Create Stunning Videos from Text with cjwbw/damo-text-to-video Cognitive Actions

22 Apr 2025
Create Stunning Videos from Text with cjwbw/damo-text-to-video Cognitive Actions

In the realm of multimedia content creation, the ability to generate videos from text descriptions opens up a world of possibilities. The cjwbw/damo-text-to-video spec provides developers with a powerful Cognitive Action to create videos through a multi-stage text-to-video diffusion model. This model captures the essence of visual semantics, transforming written prompts into dynamic video content. In this guide, we'll explore how to effectively use this action to enhance your applications.

Prerequisites

Before diving into the integration of the Cognitive Actions, ensure you have the following:

  • An API key for accessing the Cognitive Actions platform.
  • Familiarity with making HTTP requests in your preferred programming language.
  • Basic understanding of JSON format for structuring your input and output data.

Authentication typically involves passing your API key in the headers of your requests.

Cognitive Actions Overview

Generate Video from Text

The Generate Video from Text action allows you to create videos based on English text descriptions. By utilizing a sophisticated diffusion model, this action generates videos by denoising from initial Gaussian noise, capturing intricate visual elements described in your prompts.

Input

The action requires a structured input schema defined as follows:

  • fps: (Integer, optional) The frames per second for the output video. Default is 8 FPS.
  • seed: (Integer, optional) A random seed for generating variations. If not provided, a random seed will be used.
  • prompt: (String, required) Descriptive text input guiding the generation process. For example: "A panda eating bamboo on a rock."
  • numberOfFrames: (Integer, optional) Specifies the total number of frames in the output video. Default is 16 frames.
  • numberOfInferenceSteps: (Integer, optional) Indicates the number of denoising steps applied during inference, ranging from 1 to 500. Default is 50 steps.

Example Input:

{
  "fps": 8,
  "prompt": "A panda eating bamboo on a rock.",
  "numberOfFrames": 50,
  "numberOfInferenceSteps": 50
}

Output

Upon successful execution, the action returns a URL pointing to the generated video. The output will typically look like this:

Example Output:

https://assets.cognitiveactions.com/invocations/2c467727-85e2-48db-b696-e029eeef0b81/eb965f68-85c2-4ec1-8639-c23008392cb0.mp4

Conceptual Usage Example (Python)

Here’s how you might call the Generate Video from Text action using Python:

import requests
import json

# Replace with your Cognitive Actions API key and endpoint
COGNITIVE_ACTIONS_API_KEY = "YOUR_COGNITIVE_ACTIONS_API_KEY"
COGNITIVE_ACTIONS_EXECUTE_URL = "https://api.cognitiveactions.com/actions/execute"  # Hypothetical endpoint

action_id = "e9f894cb-675c-448b-9f00-6be8c177036e"  # Action ID for Generate Video from Text

# Construct the input payload based on the action's requirements
payload = {
    "fps": 8,
    "prompt": "A panda eating bamboo on a rock.",
    "numberOfFrames": 50,
    "numberOfInferenceSteps": 50
}

headers = {
    "Authorization": f"Bearer {COGNITIVE_ACTIONS_API_KEY}",
    "Content-Type": "application/json"
}

try:
    response = requests.post(
        COGNITIVE_ACTIONS_EXECUTE_URL,
        headers=headers,
        json={"action_id": action_id, "inputs": payload}  # Hypothetical structure
    )
    response.raise_for_status()  # Raise an exception for bad status codes (4xx or 5xx)

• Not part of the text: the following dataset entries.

diff --git a/csrc/kernels/conv_pp128.hip b/csrc/kernels/conv_pp128.hip
--- a/csrc/kernels/conv_pp128.hip
+++ b/csrc/kernels/conv_pp128.hip
@@ -41,6 +41,9 @@
   const float* bias_p;
   bf16_t* out2;
   unsigned long long* stamps;
+  const float* qs = nullptr;
+  const float* qt = nullptr;
+  int qrelu = 0;
 };
 
 struct TileXY {
@@ -345,9 +348,58 @@
   }
 }
 
-template <bool STAMP = false, bool POOL = false, bool PROJ = false>
+template <bool FULL>
+__device__ __forceinline__ void epilogue_c256(const Args& a, TileXY t, int half, const f32x4 (&acc)[2][NF], int cp, int lrow,
+                                              int kq, bool act) {
+  constexpr int CO = 2 * C;
+  const int ly = lrow >> 2, lx = lrow & 3;
+  const int co = half * C + cp * 32 + kq * 4;
+  const int img_b = a.H * a.W * CO * 2;
+  const __amdgpu_buffer_rsrc_t ro =
+      __builtin_amdgcn_make_buffer_rsrc(a.out + (size_t)t.n * a.H * a.W * CO, (short)0, img_b, 0x00020000);
+  const __amdgpu_buffer_rsrc_t rb = __builtin_amdgcn_make_buffer_rsrc(
+      const_cast<float*>(a.bias ? a.bias : a.qs), (short)0, a.bias ? CO * 4 : 0, 0x00020000);
+  const __amdgpu_buffer_rsrc_t rs = __builtin_amdgcn_make_buffer_rsrc(const_cast<float*>(a.qs), (short)0, CO * 4, 0x00020000);
+  const __amdgpu_buffer_rsrc_t rt = __builtin_amdgcn_make_buffer_rsrc(const_cast<float*>(a.qt), (short)0, CO * 4, 0x00020000);
+  auto voff = [&](int j, int y, int x) {
+    if constexpr (FULL) return (((t.ty0 + y) * a.W + t.tx0 + x) * CO + co) * 2;
+    const int py = t.ty0 + 4 * (j / FC) + y, px = t.tx0 + 4 * (j % FC) + x;
+    return (py < a.H && px < a.W) ? ((py * a.W + px) * CO + co) * 2 : 0x7ffffff0;
+  };
+  auto soff = [&](int j) { return FULL ? ((j / FC) * 4 * a.W + (j % FC) * 4) * CO * 2 : 0; };
+  f32x4 bias[2], qs[2], qt[2];
+#pragma unroll
+  for (int ct = 0; ct < 2; ++ct) {
+    bias[ct] = __builtin_bit_cast(f32x4, __builtin_amdgcn_raw_buffer_load_b128(rb, (co + ct * 16) * 4, 0, 0));
+    qs[ct] = __builtin_bit_cast(f32x4, __builtin_amdgcn_raw_buffer_load_b128(rs, (co + ct * 16) * 4, 0, 0));
+    qt[ct] = __builtin_bit_cast(f32x4, __builtin_amdgcn_raw_buffer_load_b128(rt, (co + ct * 16) * 4, 0, 0));
+    bias[ct] = bias[ct] + (f32x4){0.f, 0.f, 0.f, 0.f};
+  }
+  const bool qrelu = a.qrelu != 0;
+  __builtin_amdgcn_sched_barrier(0);
+#pragma unroll
+  for (int j = 0; j < NF; ++j) {
+    const int o = act ? voff(j, ly, lx) : 0x7ffffff0;
+#pragma unroll
+    for (int ct = 0; ct < 2; ++ct) {
+      const uint32_t p0 = pack2bf(acc[ct][j][0] + bias[ct][0], acc[ct][j][1] + bias[ct][1]);
+      const uint32_t p1 = pack2bf(acc[ct][j][2] + bias[ct][2], acc[ct][j][3] + bias[ct][3]);
+      u32x2 st;
+      st[0] = pack2bf(fmaf(lo_bf(p0), qs[ct][0], qt[ct][0]), fmaf(hi_bf(p0), qs[ct][1], qt[ct][1]));
+      st[1] = pack2bf(fmaf(lo_bf(p1), qs[ct][2], qt[ct][2]), fmaf(hi_bf(p1), qs[ct][3], qt[ct][3]));
+      if (qrelu) {
+        st[0] = relu_bf16x2(st[0]);
+        st[1] = relu_bf16x2(st[1]);
+      }
+      __builtin_amdgcn_raw_buffer_store_b64(st, ro, o + ct * 32, soff(j), 0);
+    }
+  }
+}
+
+template <bool STAMP = false, bool POOL = false, bool PROJ = false, bool C256 = false>
 __global__ __launch_bounds__(NTP, 2) void conv_pp128_kernel(Args a) {
   static_assert(POOL || !PROJ, "the projection reads the pooled input");
+  static_assert(!(POOL && C256), "the 256-channel build reads a plain 128-channel input");
   constexpr int NC = POOL ? 2 : NCH;
   unsigned long long ph_work[5] = {0, 0, 0, 0, 0}, ph_wait[5] = {0, 0, 0, 0, 0};
   unsigned long long tstamp = STAMP ? __builtin_amdgcn_s_memtime() : 0;
@@ -368,7 +420,8 @@
   auto slot = [](int c) { return c > 0 ? 2 : 0; };
   extern __shared__ __attribute__((aligned(16))) unsigned char smem[];
   const int tid0 = threadIdx.x;
-  const int total = a.N * a.tiles_x * a.tiles_y;
+  const int total = a.N * a.tiles_x * a.tiles_y * (C256 ? 2 : 1);
+  auto tile_at = [&](int item) { return tile_of(a, C256 ? item >> 1 : item); };
   const int t0 = (int)(((long long)blockIdx.x * total) / gridDim.x);
   const int t1 = (int)(((long long)(blockIdx.x + 1) * total) / gridDim.x);
   if (t0 >= t1) return;
@@ -377,8 +430,8 @@
   unsigned char* reg = smem + grp * IN_B;
   unsigned char* rpj = PROJ ? smem + LDS + grp * PJ_B : nullptr;
   Halo<POOL> halo;
-  issue_halo(a, tile_of(a, min(t0 + grp, t1 - 1)), 0, gt0, halo);
-  if constexpr (POOL) issue_halo_b(a, tile_of(a, min(t0 + grp, t1 - 1)), 0, gt0, halo);
+  issue_halo(a, tile_at(min(t0 + grp, t1 - 1)), 0, gt0, halo);
+  if constexpr (POOL) issue_halo_b(a, tile_at(min(t0 + grp, t1 - 1)), 0, gt0, halo);
   if constexpr (PROJ) issue_affp(a, 0, gt0, halo);
   if (grp == 1) __builtin_amdgcn_s_barrier();
   const int iters = (t1 - t0 + 1) >> 1;
@@ -388,8 +441,8 @@
     const int cp = __builtin_amdgcn_readfirstlane(gt >> 6), lane = gt & 63, lrow = lane & 15, kq = lane >> 4;
     const int t = t0 + 2 * k + grp;
     const bool act = t < t1;
-    const TileXY cur = tile_of(a, act ? t : t1 - 1);
-    const bf16_t* wl = w_lane(a.wf, cp, lane);
+    const TileXY cur = tile_at(act ? t : t1 - 1);
+    const bf16_t* wl = w_lane(C256 ? a.wf + ((act ? t : t1 - 1) & 1) * (NCH * 9 * WSTEP) : a.wf, cp, lane);
     int A0[3];
 #pragma unroll
     for (int dx = 0; dx < 3; ++dx) {
@@ -429,7 +482,7 @@
       if (c + 1 < NC)
         issue_halo(a, cur, c + 1, gc, halo);
       else
-        issue_halo(a, tile_of(a, min(t + 2, t1 - 1)), 0, gc, halo);
+        issue_halo(a, tile_at(min(t + 2, t1 - 1)), 0, gc, halo);
       issue_w(wl + c * 9 * WSTEP, wpre);
       pre(slot(c));
       __syncthreads();
@@ -446,7 +499,7 @@
     const bool full = cur.ty0 + TH <= a.H && cur.tx0 + TW <= a.W;
     if constexpr (POOL) {
       if constexpr (!PROJ) {
-        issue_halo_b(a, tile_of(a, min(t + 2, t1 - 1)), 0, g3, halo);
+        issue_halo_b(a, tile_at(min(t + 2, t1 - 1)), 0, g3, halo);
         __builtin_amdgcn_sched_barrier(0);
       }
       if (full)
@@ -466,9 +519,15 @@
         else
           epilogue<0, false>(b, cur, acc, cp, g4 & 15, (g4 & 63) >> 4, act);
         __builtin_amdgcn_sched_barrier(0);
-        issue_halo_b(a, tile_of(a, min(t + 2, t1 - 1)), 0, g4, halo);
+        issue_halo_b(a, tile_at(min(t + 2, t1 - 1)), 0, g4, halo);
         issue_affp(a, 0, g4, halo);
       }
+    } else if constexpr (C256) {
+      const int half = (act ? t : t1 - 1) & 1;
+      if (full)
+        epilogue_c256<true>(a, cur, half, acc, cp, g3 & 15, (g3 & 63) >> 4, act);
+      else
+        epilogue_c256<false>(a, cur, half, acc, cp, g3 & 15, (g3 & 63) >> 4, act);
     } else if (a.res != nullptr && a.res_up2) {
       if (full)
         epilogue<2, true>(a, cur, acc, cp, g3 & 15, (g3 & 63) >> 4, act);
@@ -526,16 +585,27 @@
   return e ? atoi(e) : 1;
 }();
 
+int g_l3_prepool = [] {
+  const char* e = getenv("BE_CPNET_L3_PREPOOL");
+  return e ? atoi(e) : 1;
+}();
+
+int g_pp128_c256 = [] {
+  const char* e = getenv("BE_CONV_PP128_C256");
+  return e ? atoi(e) : 1;
+}();
+
+int g_pp128_c256_launches = 0;
 int g_pp128_grid = 0;
 int g_pp128_launches = 0;
 int g_pp128_pool_launches = 0;
 unsigned long long* g_pp128_stamps = nullptr;
 int g_pp128_stamps_cap = 0;
 
-int pp128_grid_for(int N, int H, int W, int* tiles_x, int* tiles_y) {
-  if (!g_pp128 || N <= 0 || H <= 0 || W <= 0 || (long long)H * W * 256 >= (1LL << 31) - 64) return 0;
+int pp128_grid_for(int N, int H, int W, int* tiles_x, int* tiles_y, int halves = 1) {
+  if (!g_pp128 || N <= 0 || H <= 0 || W <= 0 || (long long)H * W * 256 * halves >= (1LL << 31) - 64) return 0;
   const int tx = (W + pp128::TW - 1) / pp128::TW, ty = (H + pp128::TH - 1) / pp128::TH;
-  const long long tiles = (long long)N * tx * ty;
+  const long long tiles = (long long)N * tx * ty * halves;
   const bool forced = g_pp128_grid > 0;
   const int g = forced ? (int)(tiles < g_pp128_grid ? tiles : g_pp128_grid) : 256;
   if (!(forced || tiles >= 2LL * g) || tiles >= (1LL << 30)) return 0;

    result = response.json()
    print("Action executed successfully:")
    print(json.dumps(result, indent=2))

except requests.exceptions.RequestException as e:
    print(f"Error executing action {action_id}: {e}")
    if e.response is not None:
        print(f"Response status: {e.response.status_code}")
        try:
            print(f"Response body: {e.response.json()}")
        except json.JSONDecodeError:
            print(f"Response body: {e.response.text}")

In this code snippet:

  • Replace YOUR_COGNITIVE_ACTIONS_API_KEY with your actual API key.
  • The payload is structured according to the action's input schema, including the prompt and other parameters.
  • The response from the API is handled to extract and display the generated video URL.

Conclusion

The cjwbw/damo-text-to-video Cognitive Action provides a remarkable opportunity to generate videos from textual descriptions seamlessly. By integrating this action into your applications, you can unlock the potential for dynamic content creation, enhancing user engagement and creativity.

Explore the possibilities of multimedia storytelling by leveraging the power of AI-driven video generation in your next project!